近い将来、アルツハイマー病が治るようになるかもしれない。アルツハイマー病治療薬候補「アデュカヌマブ」について、開発した米バイオジェンが7月8日(現地時間)、米食品医薬品局(FDA)へ生物製剤ライセンス申請が完了したことを発表した。
アデュカヌマブは、世界初のアルツハイマー病治療薬だ。早期患者を対象にした臨床試験では、認知機能の低下を約2割抑えられるなどの結果が出ている。現在FDA承認の薬は4つあるが、いずれも一時的に認知機能を改善するに過ぎない。
問題は、一般的に使えるようになるまで、まだ時間がかかること。FDAに承認されるかは未定で、承認されても日本での承認はその後。しかも高額で、現段階では1カ月100万円以上といわれているからだ。
「それならば、認知症予防のポテンシャルを秘めたことをまずやるべき。今年65歳の自分も実行しているし、多くの人に知ってほしい」
こう言うのは、認知症専門医の遠藤英俊医師。やっていることは、いずれもエビデンスに基づいている。話を聞いた。
【6~8時間の睡眠時間を確保し、生活にリズムをもたせる】
遠藤医師は今年3月に定年退職。しかし今も、水~土曜日に診察を行っている。
「睡眠時間が少なすぎると認知症のリスクを高めます。睡眠時間を確保した上で、『毎日が日曜日』にしない。仕事でなくても、決まった時間や曜日にジャケットを着て外出する、買い物に行く、習い事をするなど、意識して行動する」
【料理をする】
いくつもの作業を同時に行う料理は、認知症予防に役立つ。
「料理教室に行く予定でしたが、コロナで難しくなったので、個人の先生に習ったり自宅で作ったりしています」
【マージャンをする】
「牌を組み立てる、どの役であがるかを考える、相手の手を読む……などが全て認知機能や注意力を喚起し脳をフル稼働させます」
マージャンや料理教室は、人とのコミュニケーションも増やす。それも認知症予防につながる。
【有酸素運動をする】
ゴルフや水泳、ウオーキングやジョギングなど有酸素運動ならなんでもいい。
「有酸素運動で脳の血流や脳の酸素摂取量が増え、アルツハイマー病の原因となるアミロイドβの蓄積を防げることが考えられます。また脳由来の神経栄養因子が活性化し、脳の神経細胞のネットワークが増えます」
ウオーキングをしながら、目についた車のナンバープレートを覚えたり、ナンバープレートの数字を逆から足し算していくなど、脳を働かせるとさらにいい。
【カレーとシークワーサーを隔日で取る】
「カレーのクルクミンがアミロイドβの蓄積を防ぎます。また、シークワーサーのノビレチンには脳の神経変性の予防や改善の効果があることが複数の研究で明らかになっています」
【さまざまな食品を取る】
さまざまな食品を取る人は、そうでない人より認知症機能の低下リスクが44%抑制されるとの研究結果が出ている。
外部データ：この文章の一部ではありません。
using FrP = TK_MSM_FR_PARAMS;
using FqP = TK_MSM_FQ_PARAMS;
using Fr = ff<FrP>;
using Fq = ff<FqP>;
using fr_t = Fr::E;
using fq_t = Fq::E;
using G1 = ec<Fq>;
using g1_affine_t = affine_t<Fq>;
using g1_xyzz_t = xyzz_t<Fq>;
using G1U = ecu<FqP>;
using G1K = G1;
using FqK = Fq;
using g1k_xyzz = g1_xyzz_t;
using g1k_aff = g1_affine_t;
using abi_fr = TK_MSM_ABI_FR;
using abi_affine = TK_MSM_ABI_AFFINE;
using abi_proj = TK_MSM_ABI_PROJ;
using abi_job = TK_MSM_ABI_JOB;
#ifdef TK_MSM_SYM_MULTI_EX
using abi_job_ex = TK_MSM_ABI_JOB_EX;
#endif
constexpr size_t AFF_BYTES = sizeof(g1_affine_t), FR_BYTES = sizeof(fr_t);
#ifdef TK_MSM_SYM_PRECOMPUTE_ACC
// ... 46 lines not shown
__device__ __forceinline__ uint32_t view_at_expanded(const msm_view_t &v, uint32_t k, uint32_t n_src, uint32_t level_rows) {
    if (!level_rows) return view_at(v, k);
    uint32_t j = k / n_src;
    return j * level_rows + view_at(v, k - j * n_src);
}
static inline msm_view_t view_identity() { return msm_view_t{nullptr, 0, 0, 0, nullptr}; }
static inline bool view_is_identity(const msm_view_t &v) { return !v.index && !v.cols; }

__global__ __launch_bounds__(256) void k_convert_bases(const g1_affine_t *__restrict__ in, g1_affine_t *__restrict__ out,
                                                      uint64_t n, int in_montgomery, msm_view_t bv) {
    uint64_t i = (uint64_t)blockIdx.x * blockDim.x + threadIdx.x;
    if (i >= n) return;
    g1_affine_t p = tk_load(in + view_at(bv, (uint32_t)i));
    if (!G1::is_inf(p)) {
        fq_t k;
#pragma unroll
        for (int j = 0; j < Fq::N; j++) k.l[j] = in_montgomery ? FqP::KSATM[j] : FqP::KSAT[j];
        p.x = Fq::mul(Fq::canon(p.x), k);
        p.y = Fq::mul(Fq::canon(p.y), k);
    }
    tk_store(out + i, p);
}

__global__ __launch_bounds__(256) void k_digits(const fr_t *__restrict__ scalars, uint32_t *__restrict__ dig, msm_plan_t pl,
                                               int scalars_mont, msm_view_t sv) {
    uint32_t i = blockIdx.x * blockDim.x + threadIdx.x;
    if (i >= pl.n_src) return;
    fr_t s = Fr::canon(tk_load(scalars + view_at(sv, i)));
    if (scalars_mont) s = Fr::from_mont(s);
    uint32_t carry = 0;
    const uint32_t mask = (1u << pl.c) - 1u;
    const uint32_t groups = pl.n / pl.n_src;
    uint32_t j = 0, t = 0;
    for (uint32_t w = 0; w < groups * pl.W; w++) {
        if (w >= pl.W_src) {
            dig[(uint64_t)t * pl.n + (uint64_t)j * pl.n_src + i] = 0;
            if (++t == pl.W) { t = 0; j++; }
            continue;
        }
        uint32_t lo = w * pl.c, li = lo >> 5, sh = lo & 31;
        uint32_t raw = 0;
        if (li < 8) {
            raw = s.l[li] >> sh;
            if (sh + pl.c > 32 && li + 1 < 8) raw |= s.l[li + 1] << (32 - sh);
        }
        raw &= mask;
        if (lo + pl.c > pl.bits) {
            uint32_t keep = pl.bits > lo ? pl.bits - lo : 0;
            raw &= keep >= 32 ? 0xffffffffu : ((1u << keep) - 1u);
        }
        uint32_t v = raw + carry;
        uint32_t rec;
        if (v > pl.B) {
            rec = ((1u << pl.c) - v) | 0x80000000u;
            carry = 1;
        } else {
            rec = v;
            carry = 0;
        }
        dig[(uint64_t)t * pl.n + (uint64_t)j * pl.n_src + i] = rec;
        if (++t == pl.W) { t = 0; j++; }
    }
}

template <class Out>
__device__ __forceinline__ void precompute_bases_body(const g1_affine_t *__restrict__ in, Out *__restrict__ out, uint64_t n, int in_montgomery,
                                                      uint32_t factor, uint32_t step) {
    uint64_t i = (uint64_t)blockIdx.x * blockDim.x + threadIdx.x;
    if (i >= n) return;
    g1_affine_t p = tk_load(in + i);
    const bool inf = G1::is_inf(p);
    if (!inf) {
        p.x = Fq::canon(p.x);
        p.y = Fq::canon(p.y);
        if (!in_montgomery) {
            p.x = Fq::to_mont(p.x);
            p.y = Fq::to_mont(p.y);
        }
    }
    fq_t k;
#pragma unroll
    for (int l = 0; l < Fq::N; l++) k.l[l] = FqP::KSATM[l];
    g1_xyzz_t acc = G1::from_affine(p);
    for (uint32_t j = 0; j < factor; j++) {
        g1_affine_t a = p;
// ... 25 lines not shown
                                              uint32_t shift) {
    extern __shared__ uint32_t hist[];
    const uint32_t w = blockIdx.y, ch = blockIdx.x;
    for (uint32_t b = threadIdx.x; b < pl.B; b += blockDim.x) hist[b] = 0;
    __syncthreads();
    uint32_t lo = ch * pl.chunk_len, hi = lo + pl.chunk_len;
    if (hi > pl.n) hi = pl.n;
    const uint32_t *d = dig + (uint64_t)w * pl.n;
    uint32_t i = lo + threadIdx.x;
    for (; i + 3 * 1024 < hi; i += 4 * 1024) {
        uint32_t r[4];
#pragma unroll
        for (int j = 0; j < 4; j++) r[j] = d[i + 1024 * j] & 0x7fffffffu;
#pragma unroll
        for (int j = 0; j < 4; j++)
            if (r[j]) atomicAdd(&hist[(r[j] - 1) >> shift], 1u);
    }
    for (; i < hi; i += 1024) {
        uint32_t r = d[i] & 0x7fffffffu;
        if (r) atomicAdd(&hist[(r - 1) >> shift], 1u);
    }
    __syncthreads();
    uint32_t *c = counts + (uint64_t)w * pl.B * pl.chunks;
    for (uint32_t b = threadIdx.x; b < pl.B; b += blockDim.x) c[(uint64_t)b * pl.chunks + ch] = hist[b];
}

__global__ __launch_bounds__(1024) void k_scan_local(const uint32_t *__restrict__ counts, uint32_t *__restrict__ local,
                                                    uint32_t *__restrict__ gtot, msm_plan_t pl) {
    __shared__ uint32_t part[1024];
    const uint32_t w = blockIdx.y, t = threadIdx.x, b = blockIdx.x * 1024 + t;
    uint32_t sum = 0;
    if (b < pl.B) {
        const uint32_t *c = counts + ((uint64_t)w * pl.B + b) * pl.chunks;
        uint32_t k = 0;
        for (; k + 8 <= pl.chunks; k += 8) {
            uint32_t v[8];
#pragma unroll
            for (int j = 0; j < 8; j++) v[j] = c[k + j];
#pragma unroll
            for (int j = 0; j < 8; j++) sum += v[j];
        }
        for (; k < pl.chunks; k++) sum += c[k];
    }
    part[t] = sum;
    __syncthreads();
    for (uint32_t off = 1; off < 1024; off <<= 1) {
// ... 114 lines not shown
    uint32_t *s = sorted + (uint64_t)w * pl.n;
    for (uint32_t i = lo + threadIdx.x; i < hi; i += blockDim.x) {
        uint32_t rec = d[i];
        uint32_t r = rec & 0x7fffffffu;
        if (r) {
            uint32_t pos = atomicAdd(&cur[r - 1], 1u);
            s[pos] = view_at_expanded(bv, i, pl.n_src, level_rows) | (rec & 0x80000000u);
        }
    }
}

#ifndef SC_TILE
#define SC_TILE 4096
#endif
#define SC_PER (SC_TILE / 1024)
#define SC_MAXBINS 1024
#define SC_MAXFINE 512
#define SC_PARTS 4
__device__ __forceinline__ uint32_t sc_part_len(uint32_t len, uint32_t parts) {
    uint32_t per = (len + parts - 1) / parts;
    return (per + SC_TILE - 1) / SC_TILE * SC_TILE;
}

template <bool PASS_B>
__global__ __launch_bounds__(1024) void k_scatter_staged(const uint32_t *__restrict__ in0, const uint16_t *__restrict__ in1,
                                                        const uint32_t *__restrict__ seg_start, const uint32_t *__restrict__ cursors,
                                                        uint32_t *__restrict__ out0, uint16_t *__restrict__ out1, uint32_t n,
                                                        uint32_t bins, uint32_t coarse_bins, uint32_t chunk_len, uint32_t fbits,
                                                        msm_view_t bv, uint32_t n_src, uint32_t level_rows) {
    __shared__ uint32_t hist[SC_MAXBINS], start[SC_MAXBINS], cur[SC_MAXBINS], wsum[16];
    const uint32_t fmask = (1u << fbits) - 1;
    __shared__ uint32_t sv0[SC_TILE], sv1[SC_TILE];
    const uint32_t tid = threadIdx.x, parts = gridDim.x, sgm = blockIdx.y;
    uint32_t part = blockIdx.x;
    if ((parts & 7u) == 0) part = (blockIdx.x & 7u) * (parts >> 3) + (blockIdx.x >> 3);
    const uint32_t w = PASS_B ? sgm / coarse_bins : sgm;
    uint32_t lo, hi, base = 0;
    if (PASS_B) {
        const uint32_t cb = sgm - w * coarse_bins;
        const uint32_t *cs = seg_start + (uint64_t)w * (coarse_bins + 1);
        uint32_t s0 = cs[cb], s1 = cs[cb + 1];
        uint32_t per = sc_part_len(s1 - s0, parts);
        lo = s0 + part * per;
        if (lo > s1) lo = s1;
        hi = lo + per < s1 ? lo + per : s1;
        base = s0;
    } else {
        lo = part * chunk_len;
        hi = lo + chunk_len < n ? lo + chunk_len : n;
        if (lo > n) lo = n;
    }
    in0 += (uint64_t)w * n;
    if (PASS_B) in1 += (uint64_t)w * n;
    out0 += (uint64_t)w * n;
    if (!PASS_B) out1 += (uint64_t)w * n;
    if (tid < bins) cur[tid] = cursors[((uint64_t)sgm * bins + tid) * parts + part] + base;
    hist[tid] = 0;
    __syncthreads();
    for (uint32_t tlo = lo; tlo < hi; tlo += SC_TILE) {
        uint32_t v0[SC_PER], v1[SC_PER], rk[SC_PER];
        bool ok[SC_PER];
#pragma unroll
        for (int j = 0; j < SC_PER; j++) {
            uint32_t k = tlo + tid + 1024u * j;
            ok[j] = k < hi;
            v0[j] = v1[j] = rk[j] = 0;
            if (ok[j]) {
                if (PASS_B) {
                    v0[j] = in0[k];
                    v1[j] = in1[k];
                } else {
                    uint32_t rec = in0[k], r = rec & 0x7fffffffu;
                    ok[j] = r != 0;
                    v0[j] = (ok[j] ? view_at_expanded(bv, k, n_src, level_rows) : 0u) | (rec & 0x80000000u);
                    v1[j] = r - 1;
                }
            }
            if (ok[j]) rk[j] = atomicAdd(&hist[PASS_B ? (v1[j] & fmask) : (v1[j] >> fbits)], 1u);
        }
        __syncthreads();
        static_assert(SC_MAXBINS == 1024, "one bin per thread of the 1024-thread workgroup");
        const uint32_t mine = hist[tid];
        uint32_t incl = mine;
        const uint32_t lane = tid & 63u, wave = tid >> 6;
#pragma unroll
        for (uint32_t off = 1; off < 64; off <<= 1) {
            uint32_t t = __shfl_up(incl, off, 64);
            if (lane >= off) incl += t;
        }
        if (lane == 63) wsum[wave] = incl;
        __syncthreads();
        uint32_t before = 0, total = 0;
#pragma unroll
        for (uint32_t w2 = 0; w2 < 16; w2++) {
            uint32_t v = wsum[w2];
            total += v;
            if (w2 < wave) before += v;
        }
        start[tid] = before + incl - mine;
        __syncthreads();
#pragma unroll
        for (int j = 0; j < SC_PER; j++)
            if (ok[j]) {
                uint32_t b = PASS_B ? (v1[j] & fmask) : (v1[j] >> fbits);
                uint32_t pos = start[b] + rk[j];
                sv0[pos] = v0[j];
                sv1[pos] = v1[j];
            }
        __syncthreads();
#pragma unroll
        for (int j = 0; j < SC_PER; j++) {
            uint32_t k2 = tid + 1024u * j;
            if (k2 < total) {
                uint32_t a0 = sv0[k2], a1 = sv1[k2];
                uint32_t b = PASS_B ? (a1 & fmask) : (a1 >> fbits);
                uint32_t g = cur[b] + (k2 - start[b]);
                out0[g] = a0;
                if (!PASS_B) out1[g] = (uint16_t)(a1 & fmask);
            }
        }
        __syncthreads();
        cur[tid] += hist[tid];
        hist[tid] = 0;
        __syncthreads();
    }
}

__global__ __launch_bounds__(1024) void k_hist_fine(const uint16_t *__restrict__ key, const uint32_t *__restrict__ seg_start,
                                                   uint32_t *__restrict__ counts, uint32_t n, uint32_t coarse_bins, uint32_t fbits) {
    __shared__ uint32_t hist[SC_MAXFINE];
    const uint32_t fb_n = 1u << fbits;
    const uint32_t tid = threadIdx.x, part = blockIdx.x, parts = gridDim.x, sgm = blockIdx.y;
    const uint32_t w = sgm / coarse_bins, cb = sgm - w * coarse_bins;
    const uint32_t *cs = seg_start + (uint64_t)w * (coarse_bins + 1);
    uint32_t s0 = cs[cb], s1 = cs[cb + 1];
    uint32_t per = sc_part_len(s1 - s0, parts);
    uint32_t lo = s0 + part * per;
    if (lo > s1) lo = s1;
    uint32_t hi = lo + per < s1 ? lo + per : s1;
    if (tid < fb_n) hist[tid] = 0;
    __syncthreads();
    const uint16_t *k = key + (uint64_t)w * n;
    uint32_t i = lo + tid;
    for (; i + 3 * 1024 < hi; i += 4 * 1024) {
        uint32_t r[4];
#pragma unroll
        for (int j = 0; j < 4; j++) r[j] = k[i + 1024 * j];
// ... 656 lines not shown
    if (getenv("TKMK_MSM_FIXED_CHUNK")) return MSM_CHUNK;
    if (const char *e = getenv("TKMK_MSM_CHUNK_LEN")) {
        int v = atoi(e);
        if (v >= 8 && v <= 8192) return (uint32_t)v;
    }
    uint64_t target = entries / (8ull * slots);
    if (target < 48) target = 48;
    if (target > 224) target = 224;
    uint64_t r = (entries + target * slots / 2) / (target * slots);
    if (r < 1) r = 1;
    uint64_t lanes_per_window = r * slots / W;
    if (lanes_per_window < 1) lanes_per_window = 1;
    uint64_t chunk = (n + lanes_per_window - 1) / lanes_per_window;
    if (chunk < 32) chunk = 32;
    if (chunk > 256) chunk = 256;
    if (entries > (1ull << 30)) {
        uint64_t big = entries / (32ull * slots);
        if (big > 4096) big = 4096;
        if (big > chunk) chunk = big;
    }
    return (uint32_t)chunk;
}
#define MSM_MAX_C 20
static uint32_t msm_resolve_c(uint32_t c_req, uint32_t n_src) {
    uint32_t c = c_req ? c_req : choose_c(n_src);
    if (c < 2) c = 2;
    if (c > MSM_MAX_C) c = MSM_MAX_C;
    static const bool force_one_pass = getenv("TKMK_MSM_ONE_PASS") != nullptr;
    if (c > 16 && (force_one_pass || n_src < (1u << 18))) c = 16;
    return c;
}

「また、福岡県久山町での疫学調査では、大豆製品、乳製品、野菜、海藻類の4つの食材を多く取っていた人が認知症リスクが低いとの結果も出ています」
現在40~50代の中年世代も、認知症対策としてやるべきことがある。2017年、英医学雑誌「ランセット」に、認知症発症リスクを高める複数のリスク因子のうち「自分次第で改善できる9つのリスク要因」が掲載され、45~65歳の中年期では高血圧、肥満、難聴が挙げられていた。早めにこれらの対策を行うことは非常に大事だ。
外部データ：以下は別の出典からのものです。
# trailofbits/reverie

Measured on AMD Instinct MI355X. Metric: prover AND-gates/sec on GF(2) Bristol circuit; 1/2/4/8-GPU; proof bit-exact, higher is better.
Workload: dtype u32; 1 GPU; synthetic layered AND/XOR GF(2) circuit, 10027008 gates (5014185 AND), 4096 inputs, 153 layers x 65536, p_and=0.5, 256 reps x 8 players, 40 online; parallelism=reps/1, levels=163, compile_hint=RV_COMPILE_WHOLE_PROVER, gate_stream_bytes=334698564

## Files before the change

reverie_amd/csrc/gf2dev.h:

```cpp
#pragma once
#include <hip/hip_runtime.h>
#include <stdint.h>

namespace rv {

__device__ __forceinline__ uint32_t smear01(uint32_t t) {
    uint32_t r;
    asm("v_lshlrev_b32 %0, 8, %1\n\tv_sub_u32 %0, %0, %1" : "=&v"(r) : "v"(t));
    return r;
}
__device__ __forceinline__ uint32_t recon32(uint32_t t) {
    t ^= t >> 4;
    t ^= t >> 2;
    t ^= t >> 1;
    t &= 0x01010101u;
    return smear01(t);
}

__device__ __forceinline__ uint32_t expand4(uint32_t n) {
    const uint32_t t = (n | (n << 7) | (n << 14) | (n << 21)) & 0x01010101u;
    return smear01(t);
}
__device__ __forceinline__ uint32_t compress4(uint32_t x) {
    const uint32_t y = x & 0x08040201u;
    return (y | (y >> 8) | (y >> 16) | (y >> 24)) & 0xFu;
}
__device__ __forceinline__ uint32_t load_bits(const uint8_t* base, size_t row, uint32_t NQ, uint32_t q) {
    return expand4(((uint32_t)base[row * (NQ >> 1) + (q >> 1)] >> (4 * (q & 1))) & 0xFu);
}
__device__ __forceinline__ uint32_t pair_swap(uint32_t v) {
    return (uint32_t)__builtin_amdgcn_mov_dpp((int)v, 0xB1, 0xF, 0xF, true);
}
__device__ __forceinline__ void store_bits(uint8_t* base, size_t row, uint32_t NQ, uint32_t q, uint32_t smeared) {
    const uint32_t n = compress4(smeared);
    const uint32_t other = pair_swap(n);
    if (!(q & 1)) base[row * (NQ >> 1) + (q >> 1)] = (uint8_t)(n | (other << 4));
}

}
```

reverie_amd/csrc/internal.h:

```cpp
#pragma once
#include <hip/hip_runtime.h>
#include <stddef.h>
#include <stdint.h>

#include "../../include/reverie_amd.h"

namespace rv {


constexpr int RV_LIN_K = 3;
struct Gate {
    uint32_t op;
    uint32_t dst;
    uint32_t m;
    uint32_t eo;
    uint32_t ep;
    uint32_t x;
    uint32_t a[RV_LIN_K], b[RV_LIN_K];
};

enum GateOp : uint32_t {
    G_INPUT = 0,
    G_XORK,
    G_MUL,
// ... 14 lines not shown
    uint32_t m;
    uint32_t m2;
    uint64_t eo;
    uint64_t ep;
    uint32_t x;
    uint32_t xc;
    uint64_t imm;
    uint32_t am, bm;
};
constexpr uint32_t G64_MASK_ROW = 0x80000000u;

enum Gate64Op : uint32_t {
    G64_INPUT = 0, G64_ADD, G64_SUB, G64_ADDC, G64_SUBC, G64_MULC, G64_MUL, G64_ASSERT, G64_RANDOM, G64_CONST, G64_B2A
};

struct Interp64Params {
    uint32_t R;
    uint64_t* wmask;
    uint64_t* wcorr;
    const uint64_t* masks;
    uint64_t* on;
    uint64_t* pre;
    uint64_t on_words, pre_words;
    const uint64_t* wit;
    const uint8_t* omit;
    const uint64_t* sup_in;
    const uint64_t* sup_corr;
    const uint64_t* sup_rec;
    uint32_t sup_r;
    const uint8_t* corr2;
    const uint32_t* masks2;
    uint32_t NQ;
    int* err;
};

enum Mode : int { MODE_PROVE = 0, MODE_VERIFY = 1, MODE_PROVE_V = 2,  MODE_VERIFY_C = 4 };
constexpr int RV_DEV_ZERO_CHECK = 0x100;

struct InterpParams {
    uint32_t NQ;
    uint32_t* rows;
    uint8_t* corr;
    uint32_t* on;
    uint8_t* pre;
    uint8_t* vclr;
    uint64_t* vc;
    const uint8_t* wit;
    const uint32_t* on_mask;
    const uint32_t* sup_in;
    const uint32_t* sup_corr;
    const uint32_t* sup_rec;
    uint32_t sup_nq;
    int* err;
};

void set_device_lds_limit(size_t bytes);
size_t device_lds_limit();

struct EvalParams {
    uint32_t B, W;
    uint32_t* val;
    const uint32_t* win;
    uint64_t* v64;
    const uint64_t* wz;
    uint64_t wz_stride;
    uint32_t* n_failed;
    uint32_t* first2;
    uint32_t* first64;
};
struct WireForm {
    uint32_t b[RV_LIN_K];
    uint32_t c;
};
void launch_eval_level(hipStream_t st, const EvalParams& p, const Gate* d_gates, uint32_t lo, uint32_t n2, const Gate64* d_gates64, uint32_t lo64,
                       uint32_t n64);
struct LevelRange;
void launch_eval_walk(hipStream_t st, const EvalParams& p, const Gate* d_gates, const LevelRange* d_lr, const Gate64* d_gates64, const uint32_t* d_ls64,
                      uint32_t n_levels, uint32_t S, uint32_t threads);
void launch_eval_wit(hipStream_t st, const uint8_t* d_wit , uint32_t n, uint32_t B, uint32_t W, uint32_t* d_out );
void launch_eval_out(hipStream_t st, const EvalParams& p, const WireForm* d_forms, uint32_t n_gf2, const uint32_t* d_ssa64, uint32_t n_z64,
                     uint8_t* d_out2 , uint64_t* d_out64 );

struct EvalFold {
    const uint32_t* rec2;
    const uint64_t* op2;
    const uint32_t* rec64;
    const uint64_t* op64;
    uint32_t n2, n64;
    uint64_t op_base;
    uint64_t* first_op;
    uint64_t* total;
};
void launch_eval_fold(hipStream_t st, const EvalParams& p, const EvalFold& f);
void launch_eval_stream_out(hipStream_t st, const EvalParams& p, uint32_t n_gf2, uint32_t n_z64, uint32_t b0, uint32_t nb, uint8_t* d_out2,
                            uint64_t* d_out64);

void launch_expand_seeds(hipStream_t st, const uint8_t* d_seeds, uint32_t n_reps, uint8_t* d_keys );
constexpr uint32_t RK_BYTES = 208;
constexpr uint32_t RK_AREAS = 13;
constexpr uint64_t RV_MAX_CTR_BLOCKS = 1ull << 24;
void launch_key_schedule(hipStream_t st, const uint8_t* d_keys, uint32_t n_slots, uint8_t* d_rkbytes );
void launch_setup_keys(hipStream_t st, const uint8_t* d_seeds, uint32_t NQ, uint8_t* d_keys, uint8_t* d_rkbytes, uint32_t* d_rk, uint32_t* d_img);
void launch_bitslice_rk(hipStream_t st, const uint8_t* d_rkbytes, uint32_t NQ, uint32_t* d_rk );
void launch_aes_gf2_masks(hipStream_t st, const uint32_t* d_rk, const uint32_t* d_keep, uint32_t NQ, uint64_t first_block,
                          uint64_t n_blocks, uint32_t* d_masks);
bool aes_col4_supports(uint32_t NQ);
// ... 150 lines not shown
```

reverie_amd/csrc/kernels.hip:

```cpp
#include <stdlib.h>

#include <algorithm>

#include "b3.h"
#include "gf2dev.h"
#include "internal.h"
#include "launch.h"

namespace rv {

static size_t g_device_lds_limit = 160 * 1024;
void set_device_lds_limit(size_t bytes) { g_device_lds_limit = bytes; }
size_t device_lds_limit() { return g_device_lds_limit; }


__device__ __forceinline__ uint32_t gather_rows(const uint32_t* rows, const uint32_t* ids, uint32_t NQ, uint32_t q) {
    uint32_t v = 0;
#pragma unroll
    for (int i = 0; i < RV_LIN_K; i++) v ^= rows[(size_t)ids[i] * NQ + q];
    return v;
}
__device__ __forceinline__ uint32_t gather_corr_byte(const uint8_t* corr, const uint32_t* ids, uint32_t NQ, uint32_t o) {
    uint32_t v = 0;
#pragma unroll
// ... 26 lines not shown
    v |= (uint32_t)__builtin_amdgcn_update_dpp(0, (int)v, 0x111, 0xF, 0xF, true);
    v |= (uint32_t)__builtin_amdgcn_update_dpp(0, (int)v, 0x112, 0xF, 0xF, true);
    v |= (uint32_t)__builtin_amdgcn_update_dpp(0, (int)v, 0x114, 0xF, 0xF, true);
    if (q == 7 || q == 15) ((uint32_t*)(vc + row))[q >> 3] = v;
}
constexpr bool is_verify(int mode) { return mode == MODE_VERIFY || mode == MODE_VERIFY_C; }

#ifndef RV_COH_LDROW
#define RV_COH_LDROW 1
#endif
#ifndef RV_COH_STROW
#define RV_COH_STROW 1
#endif
#ifndef RV_COH_V
#define RV_COH_V 1
#endif
template <int COH>
__device__ __forceinline__ uint32_t ld_row(const uint32_t* p) {
    if (COH && RV_COH_LDROW) return __hip_atomic_load(const_cast<uint32_t*>(p), __ATOMIC_RELAXED, __HIP_MEMORY_SCOPE_AGENT);
    return *p;
}
template <int COH>
__device__ __forceinline__ void st_row(uint32_t* p, uint32_t v) {
    if (COH == 1 && RV_COH_STROW)
        __hip_atomic_store(p, v, __ATOMIC_RELAXED, __HIP_MEMORY_SCOPE_AGENT);
    else
        *p = v;
}
template <int COH>
__device__ __forceinline__ uint32_t ld_v(const uint8_t* p) {
    if (COH && RV_COH_V) return __hip_atomic_load(const_cast<uint8_t*>(p), __ATOMIC_RELAXED, __HIP_MEMORY_SCOPE_AGENT);
    return *p;
}
template <int COH>
__device__ __forceinline__ void st_v(uint8_t* p, uint8_t v) {
    if (COH == 1 && RV_COH_V)
        __hip_atomic_store(p, v, __ATOMIC_RELAXED, __HIP_MEMORY_SCOPE_AGENT);
    else
        *p = v;
}
template <int COH>
__device__ __forceinline__ uint32_t gather_rows_c(const uint32_t* rows, const uint32_t* ids, uint32_t NQ, uint32_t q) {
    uint32_t v = 0;
#pragma unroll
    for (int i = 0; i < RV_LIN_K; i++) v ^= ld_row<COH>(&rows[(size_t)ids[i] * NQ + q]);
    return v;
}
template <int COH>
__device__ __forceinline__ uint32_t gather_vclr_c(const uint8_t* vclr, const uint32_t* ids) {
    uint32_t v = 0;
#pragma unroll
    for (int i = 0; i < RV_LIN_K; i++) v ^= ld_v<COH>(&vclr[ids[i]]);
    return v;
}
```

認知症発症を100%抑えられなくても、予防策の徹底で発症のタイミングを遅らせられれば、アデュカヌマブ、またはそれ以外の治療薬が登場し、その恩恵を受けられるかもしれない。
▽遠藤英俊(えんどう・ひでとし)
国立長寿医療研究センターなどで35年間認知症の治療・研究に携わる。最新刊に「医師が認知症予防のためにやっていること。」(日経BP)がある。